(Stored data)
=== Section Start ===

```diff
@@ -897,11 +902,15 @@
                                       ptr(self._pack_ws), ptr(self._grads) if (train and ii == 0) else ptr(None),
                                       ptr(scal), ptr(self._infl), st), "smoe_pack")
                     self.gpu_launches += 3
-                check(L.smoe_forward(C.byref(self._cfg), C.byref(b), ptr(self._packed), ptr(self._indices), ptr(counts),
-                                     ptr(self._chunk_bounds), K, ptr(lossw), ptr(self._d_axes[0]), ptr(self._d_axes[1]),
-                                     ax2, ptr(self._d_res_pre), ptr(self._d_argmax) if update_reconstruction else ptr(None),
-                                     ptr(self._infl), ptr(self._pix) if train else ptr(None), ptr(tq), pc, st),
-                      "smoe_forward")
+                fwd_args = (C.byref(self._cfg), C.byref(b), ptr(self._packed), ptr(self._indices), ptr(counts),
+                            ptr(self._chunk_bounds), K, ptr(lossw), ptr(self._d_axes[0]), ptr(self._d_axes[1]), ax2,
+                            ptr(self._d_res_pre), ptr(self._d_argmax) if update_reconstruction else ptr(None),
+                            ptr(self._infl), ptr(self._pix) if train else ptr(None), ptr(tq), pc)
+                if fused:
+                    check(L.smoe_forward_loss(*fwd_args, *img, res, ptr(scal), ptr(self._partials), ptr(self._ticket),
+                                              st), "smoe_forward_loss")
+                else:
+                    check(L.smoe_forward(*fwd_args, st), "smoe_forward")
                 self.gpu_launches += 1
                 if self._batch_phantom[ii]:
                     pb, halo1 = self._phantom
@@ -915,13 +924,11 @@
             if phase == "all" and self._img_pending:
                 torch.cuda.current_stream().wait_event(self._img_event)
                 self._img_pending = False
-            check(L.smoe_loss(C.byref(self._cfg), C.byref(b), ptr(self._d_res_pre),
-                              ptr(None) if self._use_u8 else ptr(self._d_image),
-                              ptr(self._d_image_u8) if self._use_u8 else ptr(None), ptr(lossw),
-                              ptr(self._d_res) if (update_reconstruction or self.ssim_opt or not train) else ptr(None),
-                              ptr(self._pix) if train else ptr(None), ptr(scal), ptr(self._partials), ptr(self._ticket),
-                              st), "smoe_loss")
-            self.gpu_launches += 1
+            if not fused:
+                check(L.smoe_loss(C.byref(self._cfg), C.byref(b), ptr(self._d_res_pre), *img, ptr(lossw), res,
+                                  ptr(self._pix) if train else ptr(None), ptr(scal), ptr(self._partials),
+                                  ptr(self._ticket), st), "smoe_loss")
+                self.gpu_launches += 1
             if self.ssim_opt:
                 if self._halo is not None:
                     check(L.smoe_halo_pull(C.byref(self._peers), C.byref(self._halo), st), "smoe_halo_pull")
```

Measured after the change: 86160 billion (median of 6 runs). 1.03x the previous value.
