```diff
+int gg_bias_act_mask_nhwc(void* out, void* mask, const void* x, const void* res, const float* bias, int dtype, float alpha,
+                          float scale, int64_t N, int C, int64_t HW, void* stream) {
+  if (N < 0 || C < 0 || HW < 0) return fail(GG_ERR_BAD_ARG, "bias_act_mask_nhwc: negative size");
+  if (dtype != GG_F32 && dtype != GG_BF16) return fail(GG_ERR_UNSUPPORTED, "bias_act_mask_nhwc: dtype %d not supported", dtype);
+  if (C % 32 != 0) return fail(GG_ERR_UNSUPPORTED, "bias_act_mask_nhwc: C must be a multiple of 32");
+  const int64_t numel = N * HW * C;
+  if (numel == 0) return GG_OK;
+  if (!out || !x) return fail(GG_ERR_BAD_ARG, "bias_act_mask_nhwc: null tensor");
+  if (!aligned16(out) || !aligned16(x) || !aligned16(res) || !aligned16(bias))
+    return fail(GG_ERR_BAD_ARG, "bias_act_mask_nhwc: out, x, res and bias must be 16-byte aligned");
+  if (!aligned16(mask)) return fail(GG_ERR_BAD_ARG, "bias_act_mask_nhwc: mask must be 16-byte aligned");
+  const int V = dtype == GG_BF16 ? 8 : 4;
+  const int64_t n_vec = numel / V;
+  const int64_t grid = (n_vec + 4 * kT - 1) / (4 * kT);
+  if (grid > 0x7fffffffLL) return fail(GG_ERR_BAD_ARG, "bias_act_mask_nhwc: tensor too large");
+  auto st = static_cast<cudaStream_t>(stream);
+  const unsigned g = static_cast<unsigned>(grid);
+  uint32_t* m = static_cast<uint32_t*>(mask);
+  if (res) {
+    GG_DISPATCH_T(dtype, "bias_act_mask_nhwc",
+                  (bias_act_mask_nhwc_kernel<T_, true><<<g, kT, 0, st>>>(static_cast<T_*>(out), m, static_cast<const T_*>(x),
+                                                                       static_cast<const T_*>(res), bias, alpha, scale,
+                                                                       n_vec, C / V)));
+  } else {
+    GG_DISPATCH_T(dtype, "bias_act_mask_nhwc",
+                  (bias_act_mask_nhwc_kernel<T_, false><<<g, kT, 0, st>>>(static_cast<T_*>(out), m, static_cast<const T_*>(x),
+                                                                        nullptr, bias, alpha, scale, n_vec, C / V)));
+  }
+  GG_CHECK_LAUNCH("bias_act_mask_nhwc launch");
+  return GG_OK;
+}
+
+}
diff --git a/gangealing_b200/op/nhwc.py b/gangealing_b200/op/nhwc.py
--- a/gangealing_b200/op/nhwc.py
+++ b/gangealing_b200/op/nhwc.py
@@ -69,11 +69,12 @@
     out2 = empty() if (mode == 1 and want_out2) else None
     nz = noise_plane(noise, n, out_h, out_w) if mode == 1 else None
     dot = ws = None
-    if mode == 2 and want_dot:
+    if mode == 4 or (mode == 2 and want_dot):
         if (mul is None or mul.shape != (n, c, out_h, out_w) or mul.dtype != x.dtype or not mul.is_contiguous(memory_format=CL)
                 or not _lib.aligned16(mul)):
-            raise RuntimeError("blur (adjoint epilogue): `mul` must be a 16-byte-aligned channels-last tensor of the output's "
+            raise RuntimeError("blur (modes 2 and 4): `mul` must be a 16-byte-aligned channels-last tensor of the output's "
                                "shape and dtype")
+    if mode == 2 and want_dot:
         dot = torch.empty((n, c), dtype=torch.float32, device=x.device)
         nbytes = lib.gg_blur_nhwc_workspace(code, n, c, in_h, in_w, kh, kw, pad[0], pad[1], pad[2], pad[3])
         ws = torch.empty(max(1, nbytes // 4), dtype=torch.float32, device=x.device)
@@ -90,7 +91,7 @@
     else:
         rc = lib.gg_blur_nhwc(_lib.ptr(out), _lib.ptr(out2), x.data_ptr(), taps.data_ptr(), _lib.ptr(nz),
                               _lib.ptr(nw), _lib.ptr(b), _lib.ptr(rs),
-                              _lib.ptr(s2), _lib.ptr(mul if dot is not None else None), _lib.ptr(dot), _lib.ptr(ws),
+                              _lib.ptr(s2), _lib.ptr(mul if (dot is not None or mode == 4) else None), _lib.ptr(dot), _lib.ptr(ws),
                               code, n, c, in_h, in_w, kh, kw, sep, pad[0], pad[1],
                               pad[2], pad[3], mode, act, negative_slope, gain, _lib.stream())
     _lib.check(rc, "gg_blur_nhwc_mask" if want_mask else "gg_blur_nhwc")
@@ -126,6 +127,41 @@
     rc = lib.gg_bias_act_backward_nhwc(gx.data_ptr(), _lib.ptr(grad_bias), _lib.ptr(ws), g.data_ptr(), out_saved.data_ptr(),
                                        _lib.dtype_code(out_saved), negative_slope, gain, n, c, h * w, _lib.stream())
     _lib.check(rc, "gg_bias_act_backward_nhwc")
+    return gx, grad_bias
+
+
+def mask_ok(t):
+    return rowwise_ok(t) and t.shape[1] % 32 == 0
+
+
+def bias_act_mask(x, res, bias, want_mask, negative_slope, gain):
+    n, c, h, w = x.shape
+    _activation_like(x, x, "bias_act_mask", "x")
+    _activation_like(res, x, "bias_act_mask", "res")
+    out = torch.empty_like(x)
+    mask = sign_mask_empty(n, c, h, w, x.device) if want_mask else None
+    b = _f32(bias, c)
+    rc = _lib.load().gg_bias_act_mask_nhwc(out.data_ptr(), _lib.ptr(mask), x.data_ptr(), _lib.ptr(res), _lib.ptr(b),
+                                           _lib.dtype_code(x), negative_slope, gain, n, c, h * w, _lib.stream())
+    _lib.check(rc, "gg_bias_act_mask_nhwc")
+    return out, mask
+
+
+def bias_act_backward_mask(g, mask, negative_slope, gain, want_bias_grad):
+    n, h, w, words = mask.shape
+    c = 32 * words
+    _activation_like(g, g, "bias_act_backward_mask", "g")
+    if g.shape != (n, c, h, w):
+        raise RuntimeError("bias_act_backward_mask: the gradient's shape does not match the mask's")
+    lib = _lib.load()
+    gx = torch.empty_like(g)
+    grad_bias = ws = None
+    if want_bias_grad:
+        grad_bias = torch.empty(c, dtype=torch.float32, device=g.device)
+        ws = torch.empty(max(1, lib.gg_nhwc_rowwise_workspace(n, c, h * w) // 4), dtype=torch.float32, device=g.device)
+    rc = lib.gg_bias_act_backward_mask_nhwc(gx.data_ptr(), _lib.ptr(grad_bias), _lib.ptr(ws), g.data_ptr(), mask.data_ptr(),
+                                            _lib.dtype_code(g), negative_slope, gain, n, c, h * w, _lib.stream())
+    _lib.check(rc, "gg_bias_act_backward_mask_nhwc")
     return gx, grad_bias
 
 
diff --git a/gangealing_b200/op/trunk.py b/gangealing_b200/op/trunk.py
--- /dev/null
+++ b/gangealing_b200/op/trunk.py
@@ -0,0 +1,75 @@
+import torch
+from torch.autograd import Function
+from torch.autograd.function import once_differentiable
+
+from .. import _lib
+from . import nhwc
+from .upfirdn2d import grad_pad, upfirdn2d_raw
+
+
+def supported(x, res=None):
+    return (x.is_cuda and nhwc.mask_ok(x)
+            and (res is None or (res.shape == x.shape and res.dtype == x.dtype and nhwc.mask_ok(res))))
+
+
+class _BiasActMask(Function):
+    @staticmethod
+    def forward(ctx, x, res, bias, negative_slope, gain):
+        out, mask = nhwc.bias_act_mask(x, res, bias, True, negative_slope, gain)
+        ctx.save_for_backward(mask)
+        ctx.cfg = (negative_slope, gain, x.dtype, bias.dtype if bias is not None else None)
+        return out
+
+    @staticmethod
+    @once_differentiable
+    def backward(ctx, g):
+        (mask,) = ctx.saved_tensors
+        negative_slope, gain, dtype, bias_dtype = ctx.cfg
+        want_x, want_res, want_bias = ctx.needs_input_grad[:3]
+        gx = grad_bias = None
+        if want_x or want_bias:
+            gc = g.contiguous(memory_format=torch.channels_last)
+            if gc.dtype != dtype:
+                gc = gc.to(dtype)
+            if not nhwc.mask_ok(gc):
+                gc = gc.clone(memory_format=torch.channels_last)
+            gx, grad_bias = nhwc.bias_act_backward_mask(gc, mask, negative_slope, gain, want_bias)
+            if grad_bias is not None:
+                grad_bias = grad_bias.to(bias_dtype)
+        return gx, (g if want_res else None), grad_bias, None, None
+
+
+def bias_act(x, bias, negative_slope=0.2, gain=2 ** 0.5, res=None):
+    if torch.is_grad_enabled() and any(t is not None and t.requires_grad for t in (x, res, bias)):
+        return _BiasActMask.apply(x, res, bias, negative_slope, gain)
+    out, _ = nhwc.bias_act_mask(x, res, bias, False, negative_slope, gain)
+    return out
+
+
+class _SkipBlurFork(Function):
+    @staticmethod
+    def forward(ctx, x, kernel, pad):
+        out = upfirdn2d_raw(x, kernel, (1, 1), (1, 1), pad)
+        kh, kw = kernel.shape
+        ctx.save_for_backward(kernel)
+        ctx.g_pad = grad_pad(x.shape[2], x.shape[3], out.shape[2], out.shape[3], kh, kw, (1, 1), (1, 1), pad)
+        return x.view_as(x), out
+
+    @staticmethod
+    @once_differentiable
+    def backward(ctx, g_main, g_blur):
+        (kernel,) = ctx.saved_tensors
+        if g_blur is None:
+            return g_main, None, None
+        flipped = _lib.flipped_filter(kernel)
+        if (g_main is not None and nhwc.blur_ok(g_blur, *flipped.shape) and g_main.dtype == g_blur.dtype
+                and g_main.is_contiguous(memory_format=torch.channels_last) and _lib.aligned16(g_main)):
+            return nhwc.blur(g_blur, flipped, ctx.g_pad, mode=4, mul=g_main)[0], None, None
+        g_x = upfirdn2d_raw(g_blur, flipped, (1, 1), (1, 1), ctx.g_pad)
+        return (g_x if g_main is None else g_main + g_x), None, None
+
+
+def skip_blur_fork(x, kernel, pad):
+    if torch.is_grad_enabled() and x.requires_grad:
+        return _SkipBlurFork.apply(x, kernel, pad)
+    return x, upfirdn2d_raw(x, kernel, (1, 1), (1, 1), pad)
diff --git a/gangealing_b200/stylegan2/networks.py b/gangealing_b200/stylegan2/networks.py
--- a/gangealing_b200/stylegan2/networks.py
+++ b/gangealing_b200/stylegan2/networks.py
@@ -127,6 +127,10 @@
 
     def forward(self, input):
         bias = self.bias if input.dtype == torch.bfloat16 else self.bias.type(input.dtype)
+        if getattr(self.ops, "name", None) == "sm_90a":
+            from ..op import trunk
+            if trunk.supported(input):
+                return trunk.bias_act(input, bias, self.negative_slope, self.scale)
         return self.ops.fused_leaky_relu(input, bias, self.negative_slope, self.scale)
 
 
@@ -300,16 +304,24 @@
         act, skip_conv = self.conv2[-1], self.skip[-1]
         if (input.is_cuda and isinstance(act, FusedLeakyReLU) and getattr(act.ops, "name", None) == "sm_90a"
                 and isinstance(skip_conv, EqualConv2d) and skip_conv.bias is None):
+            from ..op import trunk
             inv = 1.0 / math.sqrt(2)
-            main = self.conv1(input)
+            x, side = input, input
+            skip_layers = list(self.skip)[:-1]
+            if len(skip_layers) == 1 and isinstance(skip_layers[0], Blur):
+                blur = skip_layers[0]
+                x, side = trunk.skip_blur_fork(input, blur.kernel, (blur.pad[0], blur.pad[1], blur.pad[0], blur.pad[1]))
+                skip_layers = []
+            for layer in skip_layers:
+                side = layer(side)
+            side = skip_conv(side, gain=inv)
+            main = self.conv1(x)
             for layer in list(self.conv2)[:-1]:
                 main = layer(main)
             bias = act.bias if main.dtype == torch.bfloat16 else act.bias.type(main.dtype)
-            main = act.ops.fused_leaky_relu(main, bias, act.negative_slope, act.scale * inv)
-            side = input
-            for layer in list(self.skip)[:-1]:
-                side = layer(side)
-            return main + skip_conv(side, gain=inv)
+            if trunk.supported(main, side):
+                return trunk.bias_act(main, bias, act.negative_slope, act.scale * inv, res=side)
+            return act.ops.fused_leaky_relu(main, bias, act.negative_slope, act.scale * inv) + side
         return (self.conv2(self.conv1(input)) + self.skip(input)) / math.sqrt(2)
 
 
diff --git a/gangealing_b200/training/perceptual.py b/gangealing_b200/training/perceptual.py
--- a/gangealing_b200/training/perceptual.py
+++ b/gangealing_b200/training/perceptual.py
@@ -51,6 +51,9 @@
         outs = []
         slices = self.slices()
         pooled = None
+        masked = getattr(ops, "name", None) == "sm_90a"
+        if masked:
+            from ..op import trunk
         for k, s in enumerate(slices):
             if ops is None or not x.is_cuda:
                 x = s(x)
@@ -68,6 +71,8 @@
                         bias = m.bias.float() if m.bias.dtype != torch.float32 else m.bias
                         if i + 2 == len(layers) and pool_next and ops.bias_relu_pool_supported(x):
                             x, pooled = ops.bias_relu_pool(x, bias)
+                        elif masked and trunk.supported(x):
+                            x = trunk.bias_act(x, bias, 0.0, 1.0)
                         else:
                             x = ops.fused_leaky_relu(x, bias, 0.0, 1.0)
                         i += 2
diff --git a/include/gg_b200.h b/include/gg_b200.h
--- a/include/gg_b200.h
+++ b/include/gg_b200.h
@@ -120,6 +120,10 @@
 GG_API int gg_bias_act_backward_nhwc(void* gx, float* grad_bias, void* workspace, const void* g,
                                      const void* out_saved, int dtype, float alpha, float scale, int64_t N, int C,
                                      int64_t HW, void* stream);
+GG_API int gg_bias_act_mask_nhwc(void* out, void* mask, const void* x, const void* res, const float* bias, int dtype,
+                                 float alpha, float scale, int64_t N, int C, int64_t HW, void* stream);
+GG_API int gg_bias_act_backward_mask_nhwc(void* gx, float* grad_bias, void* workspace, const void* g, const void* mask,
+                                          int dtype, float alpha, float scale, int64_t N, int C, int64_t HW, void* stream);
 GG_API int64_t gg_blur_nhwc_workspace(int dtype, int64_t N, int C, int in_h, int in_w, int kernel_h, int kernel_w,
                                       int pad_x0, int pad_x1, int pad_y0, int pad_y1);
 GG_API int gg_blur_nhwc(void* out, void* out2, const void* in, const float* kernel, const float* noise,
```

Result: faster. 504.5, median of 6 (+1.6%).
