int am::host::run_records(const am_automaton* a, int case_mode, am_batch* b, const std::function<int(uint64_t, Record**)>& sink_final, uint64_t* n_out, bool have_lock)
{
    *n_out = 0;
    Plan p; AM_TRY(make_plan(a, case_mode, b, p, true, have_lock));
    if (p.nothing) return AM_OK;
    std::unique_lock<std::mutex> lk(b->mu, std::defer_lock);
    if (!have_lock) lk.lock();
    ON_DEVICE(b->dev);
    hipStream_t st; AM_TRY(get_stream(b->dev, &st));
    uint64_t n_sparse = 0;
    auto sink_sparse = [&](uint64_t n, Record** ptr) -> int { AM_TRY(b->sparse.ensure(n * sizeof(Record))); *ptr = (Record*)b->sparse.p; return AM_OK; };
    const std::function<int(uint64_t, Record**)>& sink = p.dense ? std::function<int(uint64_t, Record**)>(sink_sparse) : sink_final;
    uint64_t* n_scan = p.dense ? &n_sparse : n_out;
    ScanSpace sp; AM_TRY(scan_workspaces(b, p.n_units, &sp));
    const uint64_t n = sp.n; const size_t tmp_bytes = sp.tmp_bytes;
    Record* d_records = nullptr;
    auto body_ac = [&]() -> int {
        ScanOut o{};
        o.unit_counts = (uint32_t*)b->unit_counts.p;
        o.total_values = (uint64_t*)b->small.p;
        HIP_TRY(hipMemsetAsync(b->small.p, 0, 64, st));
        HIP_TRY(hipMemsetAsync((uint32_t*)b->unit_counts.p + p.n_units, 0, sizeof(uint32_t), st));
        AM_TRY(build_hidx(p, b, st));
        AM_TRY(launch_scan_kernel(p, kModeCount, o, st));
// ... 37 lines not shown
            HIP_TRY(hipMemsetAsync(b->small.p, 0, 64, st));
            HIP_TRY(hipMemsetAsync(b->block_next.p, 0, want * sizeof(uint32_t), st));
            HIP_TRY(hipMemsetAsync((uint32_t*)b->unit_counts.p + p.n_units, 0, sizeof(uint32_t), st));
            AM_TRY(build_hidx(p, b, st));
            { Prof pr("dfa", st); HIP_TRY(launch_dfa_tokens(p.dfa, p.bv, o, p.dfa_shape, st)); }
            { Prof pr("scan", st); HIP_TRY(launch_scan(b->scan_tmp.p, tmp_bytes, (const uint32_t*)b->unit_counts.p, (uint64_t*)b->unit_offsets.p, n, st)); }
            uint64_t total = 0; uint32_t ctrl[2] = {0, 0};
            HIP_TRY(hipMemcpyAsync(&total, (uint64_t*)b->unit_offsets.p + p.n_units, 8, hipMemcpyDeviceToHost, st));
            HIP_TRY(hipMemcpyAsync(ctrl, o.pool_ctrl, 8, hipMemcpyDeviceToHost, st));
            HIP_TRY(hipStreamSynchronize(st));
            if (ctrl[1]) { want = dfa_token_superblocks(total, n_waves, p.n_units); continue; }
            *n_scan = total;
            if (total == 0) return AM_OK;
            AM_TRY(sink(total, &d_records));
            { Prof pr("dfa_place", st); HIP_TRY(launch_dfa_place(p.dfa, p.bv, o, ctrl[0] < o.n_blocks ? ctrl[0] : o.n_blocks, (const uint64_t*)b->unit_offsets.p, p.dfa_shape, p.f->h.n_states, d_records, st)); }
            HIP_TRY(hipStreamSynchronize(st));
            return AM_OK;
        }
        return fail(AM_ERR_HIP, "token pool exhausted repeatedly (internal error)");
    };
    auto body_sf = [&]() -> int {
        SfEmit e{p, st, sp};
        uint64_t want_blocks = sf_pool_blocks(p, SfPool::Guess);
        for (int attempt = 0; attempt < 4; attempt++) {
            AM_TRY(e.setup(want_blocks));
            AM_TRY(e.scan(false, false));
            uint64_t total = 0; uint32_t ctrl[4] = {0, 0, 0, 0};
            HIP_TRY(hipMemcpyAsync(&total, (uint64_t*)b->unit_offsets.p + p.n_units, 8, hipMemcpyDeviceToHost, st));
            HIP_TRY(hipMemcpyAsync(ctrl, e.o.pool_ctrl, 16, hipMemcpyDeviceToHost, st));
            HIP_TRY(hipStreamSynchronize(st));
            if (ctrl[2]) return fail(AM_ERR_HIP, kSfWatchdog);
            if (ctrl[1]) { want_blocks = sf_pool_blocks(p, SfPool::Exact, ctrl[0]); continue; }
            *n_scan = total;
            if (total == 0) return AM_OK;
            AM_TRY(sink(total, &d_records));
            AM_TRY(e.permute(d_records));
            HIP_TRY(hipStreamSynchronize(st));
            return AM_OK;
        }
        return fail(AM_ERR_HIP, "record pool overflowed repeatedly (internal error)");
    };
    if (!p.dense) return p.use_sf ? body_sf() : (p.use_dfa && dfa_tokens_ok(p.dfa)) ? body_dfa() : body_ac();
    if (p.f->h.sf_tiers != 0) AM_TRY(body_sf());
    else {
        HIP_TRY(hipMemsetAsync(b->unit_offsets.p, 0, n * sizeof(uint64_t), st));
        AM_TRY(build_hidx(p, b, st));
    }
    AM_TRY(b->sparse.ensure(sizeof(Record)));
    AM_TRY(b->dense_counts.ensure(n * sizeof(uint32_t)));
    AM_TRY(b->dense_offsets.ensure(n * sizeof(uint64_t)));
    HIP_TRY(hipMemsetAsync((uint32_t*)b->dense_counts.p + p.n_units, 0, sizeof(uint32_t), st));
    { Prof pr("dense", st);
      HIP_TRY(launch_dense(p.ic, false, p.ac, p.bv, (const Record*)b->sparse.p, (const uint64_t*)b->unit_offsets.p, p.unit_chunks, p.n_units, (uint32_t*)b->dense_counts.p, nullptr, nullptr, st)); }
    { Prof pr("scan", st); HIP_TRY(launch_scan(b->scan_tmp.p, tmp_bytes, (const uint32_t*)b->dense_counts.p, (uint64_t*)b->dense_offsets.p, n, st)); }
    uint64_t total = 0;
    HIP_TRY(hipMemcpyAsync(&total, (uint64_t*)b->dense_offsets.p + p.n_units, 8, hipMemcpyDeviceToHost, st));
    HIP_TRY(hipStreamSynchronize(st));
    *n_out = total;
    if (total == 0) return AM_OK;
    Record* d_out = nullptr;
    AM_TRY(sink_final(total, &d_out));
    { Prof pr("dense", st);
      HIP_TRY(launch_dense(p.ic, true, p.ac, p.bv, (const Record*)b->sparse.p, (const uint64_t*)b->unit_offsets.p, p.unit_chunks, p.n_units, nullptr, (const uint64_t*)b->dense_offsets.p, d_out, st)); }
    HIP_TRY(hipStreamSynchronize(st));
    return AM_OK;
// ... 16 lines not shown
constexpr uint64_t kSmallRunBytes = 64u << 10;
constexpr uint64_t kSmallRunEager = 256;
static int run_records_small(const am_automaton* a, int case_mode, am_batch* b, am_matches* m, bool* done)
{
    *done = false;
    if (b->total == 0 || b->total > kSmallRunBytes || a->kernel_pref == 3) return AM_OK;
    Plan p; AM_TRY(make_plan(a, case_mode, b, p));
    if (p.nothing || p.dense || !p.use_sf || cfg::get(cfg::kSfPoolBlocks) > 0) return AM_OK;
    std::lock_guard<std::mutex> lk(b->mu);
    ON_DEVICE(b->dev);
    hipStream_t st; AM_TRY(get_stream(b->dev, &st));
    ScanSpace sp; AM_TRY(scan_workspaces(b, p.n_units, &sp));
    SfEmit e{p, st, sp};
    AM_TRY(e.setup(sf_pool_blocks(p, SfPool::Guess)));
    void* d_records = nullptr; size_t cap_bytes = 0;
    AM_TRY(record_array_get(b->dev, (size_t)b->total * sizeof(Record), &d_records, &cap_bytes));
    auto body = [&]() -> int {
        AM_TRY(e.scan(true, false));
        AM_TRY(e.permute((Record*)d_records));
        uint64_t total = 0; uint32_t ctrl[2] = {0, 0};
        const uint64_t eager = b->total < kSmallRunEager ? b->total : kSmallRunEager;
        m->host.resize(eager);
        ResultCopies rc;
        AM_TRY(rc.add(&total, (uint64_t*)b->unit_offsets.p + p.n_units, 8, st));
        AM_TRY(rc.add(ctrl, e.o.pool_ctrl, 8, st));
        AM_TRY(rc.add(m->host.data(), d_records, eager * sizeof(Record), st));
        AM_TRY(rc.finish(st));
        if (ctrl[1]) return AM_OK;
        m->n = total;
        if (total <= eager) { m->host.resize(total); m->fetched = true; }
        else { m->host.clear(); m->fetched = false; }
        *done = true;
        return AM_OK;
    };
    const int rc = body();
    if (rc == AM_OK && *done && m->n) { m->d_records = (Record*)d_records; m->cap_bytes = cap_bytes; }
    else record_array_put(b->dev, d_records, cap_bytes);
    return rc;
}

=== Section End ===

-- WORK TASK --
Work out how many lines of the preceding data contain the word "numel". Reply with that number only.

-- TASK RESPONSE --
3